__DATASET CONTENT__

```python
def dims_from_config(config):
    m, d = config.model, config.data
    return SimpleNamespace(ngf=m.ngf, ch_mult=list(m.ch_mult), num_res_blocks=m.num_res_blocks,
                           attn_resolutions=list(m.attn_resolutions), n_head_channels=m.n_head_channels,
                           image_size=d.image_size, channels=d.channels, num_frames=d.num_frames,
# ... 152 lines not shown
        L.hip_lib()
        self.preactivate = preactivate
        self.config = config
        self.device = torch.device(device)
        self.d = dims_from_config(config)
        self.type = getattr(config.model, "type", "v1")
        m = config.model
        if bool(getattr(m, "spade", False)) != self.SPADE or getattr(m, "output_all_frames", False) or m.arch != self.ARCH:
            raise NotImplementedError("built: arch=unetmore -- the concat-conditioned network of configs/mine.yml (ScoreNet) and its "
                                      "SPADE variant (SpadeScoreNet) -- and arch=unetmorepseudo3d / unetmore3d without SPADE "
                                      "(Pseudo3dScoreNet / Conv3dScoreNet), all without output_all_frames (which fails in the "
                                      "reference itself: ncsnpp_more.py:384-385 splits 15 channels into 6 + 15)")
        self.cond_emb = bool(getattr(m, "cond_emb", False))
        self._init_wrapper(m, self.d.sigma_begin, self.d.sigma_end, self.d.num_classes)
        if self.batch_invariant and self.noise_in_cond:
            raise NotImplementedError("batch_invariant with noise_in_cond: the conditioning noise is drawn per batch")
        if (self.cond_emb or self.noise_in_cond) and self.SPADE:
            raise NotImplementedError("cond_emb / noise_in_cond are built for the concat-conditioned network only")
        self.embed_dim = self._embed_dim()
        self.program = self._build_program()
        if self.SPADE:
            self.program[2]["cin"] = self.d.channels * self.d.num_frames
        self._wsrc = {}
        self._load(state_dict, prefix + "unet.all_modules.")
        self.sites = range_sites(self.program, self.cond_emb) if self.RANGE_SITES else []
        self.site_words = L.site_word_arena(len(self.sites), self.device)
        self._demoted = set()
        self._attn_f32 = set()
        self._unfused = set()
        self._site_of = {}
        self._set_site_args()
        self.demote_seconds = 0.0
        self._rows = {}
        self._row_tensors = {}
        self._table = torch.zeros((256, self.ss_total), device=self.device, dtype=torch.float32)
        self._n_rows = 0
        self.use_graphs = use_graphs
        self._graphs = {}
        self._f16_raw = L.bounded_arith() == L.ARITH_F16X3
        import os
        self.overlap_skip = os.environ.get("EVC_OVERLAP_SKIP", "1") != "0"
        self.fuse_skip = self._f16_raw and os.environ.get("EVC_FUSE_SKIP", "1") != "0"
        self._side_streams = {}
        self._bounds_by_stream = {}
        self._bounds = None
        self._bound_next = 0
        self._bound_batch = 1
        if demote:
            self.demote(demote)

    def _conv(self, *a, **kw):
        return L.conv2d_nhwc(*a, invariant=self.batch_invariant, **kw)

    def _act(self, t, stats=None):
        return _Act(t, stats, invariant=self.batch_invariant)

    def _gn(self, *a, **kw):
        return L.gn_coeffs(*a, invariant=self.batch_invariant, **kw)

    def _mbound(self, *a, **kw):
        return L.moments_bound(*a, invariant=self.batch_invariant, **kw)

    def _attention(self, *a, **kw):
        return L.attention(*a, invariant=self.batch_invariant, **kw)

    def _fuse_ok(self, *a, **kw):
        return L.conv_fused_1x1_supported(*a, invariant=self.batch_invariant, **kw)

    def invariant_view(self):
        import copy
        if self.batch_invariant:
            return self
        if self.SPADE or self.ARCH != "unetmore" or self.noise_in_cond:
            raise NotImplementedError("batch_invariant is built for the concat-conditioned score network (ScoreNet) only")
        if self._demoted:
            raise ValueError("batch-invariant mode does not combine with demoted sites (range recovery)")
        v = copy.copy(self)
        v.batch_invariant = True
        v.taps = None
        v._rows, v._row_tensors = {}, {}
        v._table = torch.zeros_like(self._table)
        v._n_rows = 0
        v._graphs, v._side_streams, v._bounds_by_stream = {}, {}, {}
        v._bounds, v._bound_next = None, 0
        return v

    def _set_site_args(self):
        self._site_of = {(st["tag"], st["module"]): L.Site(self.site_words, st["site"], quiet=st["site"] in self._demoted)
                         for st in self.sites}

    def _site(self, tag, i):
        return self._site_of.get((tag, i))

    def _site_ids(self, sites):
        by_name = {st["name"]: st["site"] for st in self.sites}
        out = []
        for s in sites:
            k = by_name.get(s) if isinstance(s, str) else int(s)
            if k is None or not 0 <= k < len(self.sites):
                raise KeyError(f"no range-event site {s!r} in this network")
            out.append(k)
        return out

    def demote(self, sites):
        import time
        if self.batch_invariant:
# ... 204 lines not shown
            xs = torch.empty((B, Ho, Wo, m["cin"] if fuse else m["cout"]), device=self.device, dtype=torch.float32)
            side.wait_stream(main)
            with torch.cuda.stream(side):
                if fuse:
                    L.upfirdn2d_nhwc(x.t, *fir, out=xs)
                else:
                    skip_path(xs)
                done = torch.cuda.Event()
                done.record(side)
        if fir is not None:
            hf = L.upfirdn2d_nhwc(x.t, *fir, coef=coef0, act=L.ACT_SILU)
            h1 = self._act(*self._conv(hf, e["w0"], m["cout"], 3, 3, bias=e["b0"], want_stats=True))
        elif self.preactivate:
            cin = m["cin"]
            act = torch.empty((B, H, W, cin), device=self.device, dtype=torch.float32)
            c0 = x.t.shape[3]
            L.affine_act(x.t, coef0, L.ACT_SILU, out=L.Cols(act, 0, c0))
            if skip is not None:
                L.affine_act(skip.t, coef0, L.ACT_SILU, out=L.Cols(act, c0, cin - c0), coef_col=c0)
            h1 = self._act(*self._conv(act, e["w0"], m["cout"], 3, 3, bias=e["b0"], want_stats=True))
        else:
            h1 = self._act(*self._conv(x.t, e["w0"], m["cout"], 3, 3, bias=e["b0"], src1=s1, coef=coef0, act_in=L.ACT_SILU,
                                     want_stats=True))
        H1, W1 = h1.t.shape[1], h1.t.shape[2]
        coef1 = self._adagn([h1.stats()], H1 * W1, m["cout"], e["ss1"], rows, site=self._site("res1", i))
        if side is None:
            if fuse:
                xs = L.upfirdn2d_nhwc(x.t, *fir) if fir is not None else None
            else:
                xs = skip_path(None)
        else:
            torch.cuda.current_stream().wait_event(done)
        if fuse:
            x2 = (xs, None, e["w2"], xbound) if xs is not None else (x.t, s1, e["w2"], xbound)
            return self._act(*self._conv(h1.t, e["w1"], m["cout"], 3, 3, bias=e["b12"], coef=coef1, act_in=L.ACT_SILU,
                                       out_scale=INV_SQRT2, want_stats=True, x2=x2))
        if self.preactivate:
            h1a = L.affine_act(h1.t, coef1, L.ACT_SILU)
            return self._act(*self._conv(h1a, e["w1"], m["cout"], 3, 3, bias=e["b1"], res=xs, out_scale=INV_SQRT2,
                                       want_stats=True))
        return self._act(*self._conv(h1.t, e["w1"], m["cout"], 3, 3, bias=e["b1"], coef=coef1, act_in=L.ACT_SILU,
                                   res=xs, out_scale=INV_SQRT2, want_stats=True))

    def _attn(self, i, m, x):
        e = self.w[i]
        B, H, W, C = x.t.shape
        hd = self.d.n_head_channels
        heads = 1 if C < hd else C // hd
        coef = self._gn([x.stats()], H * W, num_groups(C), 1e-6, mode=1, gamma=e["gamma"], beta=e["beta"],
                           site=self._site("attn_norm", i))
        qkvb = self._bound_slot(3)
        if qkvb is None:
            obound = None
            qkv = self._conv(x.t, e["wqkv"], 3 * C, 1, 1, bias=e["bqkv"], coef=coef)
        else:
            qkv, qst = self._conv(x.t, e["wqkv"], 3 * C, 1, 1, bias=e["bqkv"], coef=coef, want_stats=True)
            self._mbound(qst, 0, C, qkvb, site=self._site("attn_qkv", i))
            obound = _f16_only(e["wo"], qkvb.view(B, 3)[:, 2].contiguous() if self.batch_invariant else qkvb[2:3])
        o = self._attention(qkv.view(B, H * W, 3 * C), C, heads, bounds=None if i in self._attn_f32 else qkvb)
        return self._act(*self._conv(o.view(B, H, W, C), e["wo"], C, 1, 1, bias=e["bo"], res=x.t,
                                   out_scale=INV_SQRT2, want_stats=True, in_bound=obound))

    @torch.no_grad()
    def forward_rows(self, x, rows, cond=None):
        if self.batch_invariant and self._demoted:
            raise ValueError("batch-invariant mode does not combine with demoted sites (range recovery)")
        return self._forward_rows(x, rows, cond)

    def _forward_rows(self, x, rows, cond=None):
        d = self.d
        prog = self.program
        B, _, H, W = x.shape
        self._bound_batch = B if self.batch_invariant else 1
        nb = 256 * self._bound_batch
        if self._f16_raw:
            if torch.cuda.is_current_stream_capturing():
                self._bounds = torch.empty(nb, device=self.device, dtype=torch.int32)
            else:
                key = torch.cuda.current_stream().cuda_stream
                self._bounds = self._bounds_by_stream.get(key)
                if self._bounds is None or self._bounds.numel() != nb:
                    self._bounds = self._bounds_by_stream[key] = torch.empty(nb, device=self.device, dtype=torch.int32)
            self._bounds.zero_()
            self._bound_next = 0
        taps = getattr(self, "taps", None)

        def tap(idx, act):
            if taps is not None:
                taps[idx] = act.t[..., :prog[idx].get("cout", prog[idx].get("ch"))].permute(0, 3, 1, 2).contiguous()
            return act
        i = 2
        m = prog[i]
        xin = self._pack_input(x, cond, self.w[i]["cin_pad"])
        hs = [tap(i, self._act(*self._conv(xin, self.w[i]["w"], m["cout"], 3, 3, bias=self.w[i]["b"], want_stats=True)))]
        i += 1
        n_lvl = len(d.ch_mult)
        for lvl in range(n_lvl):
            for _ in range(d.num_res_blocks):
                h = tap(i, self._res(i, prog[i], hs[-1], None, rows)); i += 1
                if h.t.shape[2] in d.attn_resolutions:
                    h = tap(i, self._attn(i, prog[i], h)); i += 1
                hs.append(h)
            if lvl != n_lvl - 1:
                hs.append(tap(i, self._res(i, prog[i], hs[-1], None, rows))); i += 1
        h = hs[-1]
        h = tap(i, self._res(i, prog[i], h, None, rows)); i += 1
        h = tap(i, self._attn(i, prog[i], h)); i += 1
        h = tap(i, self._res(i, prog[i], h, None, rows)); i += 1
        for lvl in reversed(range(n_lvl)):
            for _ in range(d.num_res_blocks + 1):
                h = tap(i, self._res(i, prog[i], h, hs.pop(), rows)); i += 1
            if h.t.shape[2] in d.attn_resolutions:
                h = tap(i, self._attn(i, prog[i], h)); i += 1
# ... 91 lines not shown
```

__WHAT IS EXPECTED__
Reply with nothing but the number of lines in the entries above that hold the string "model".

__EXERCISE RESULT__
3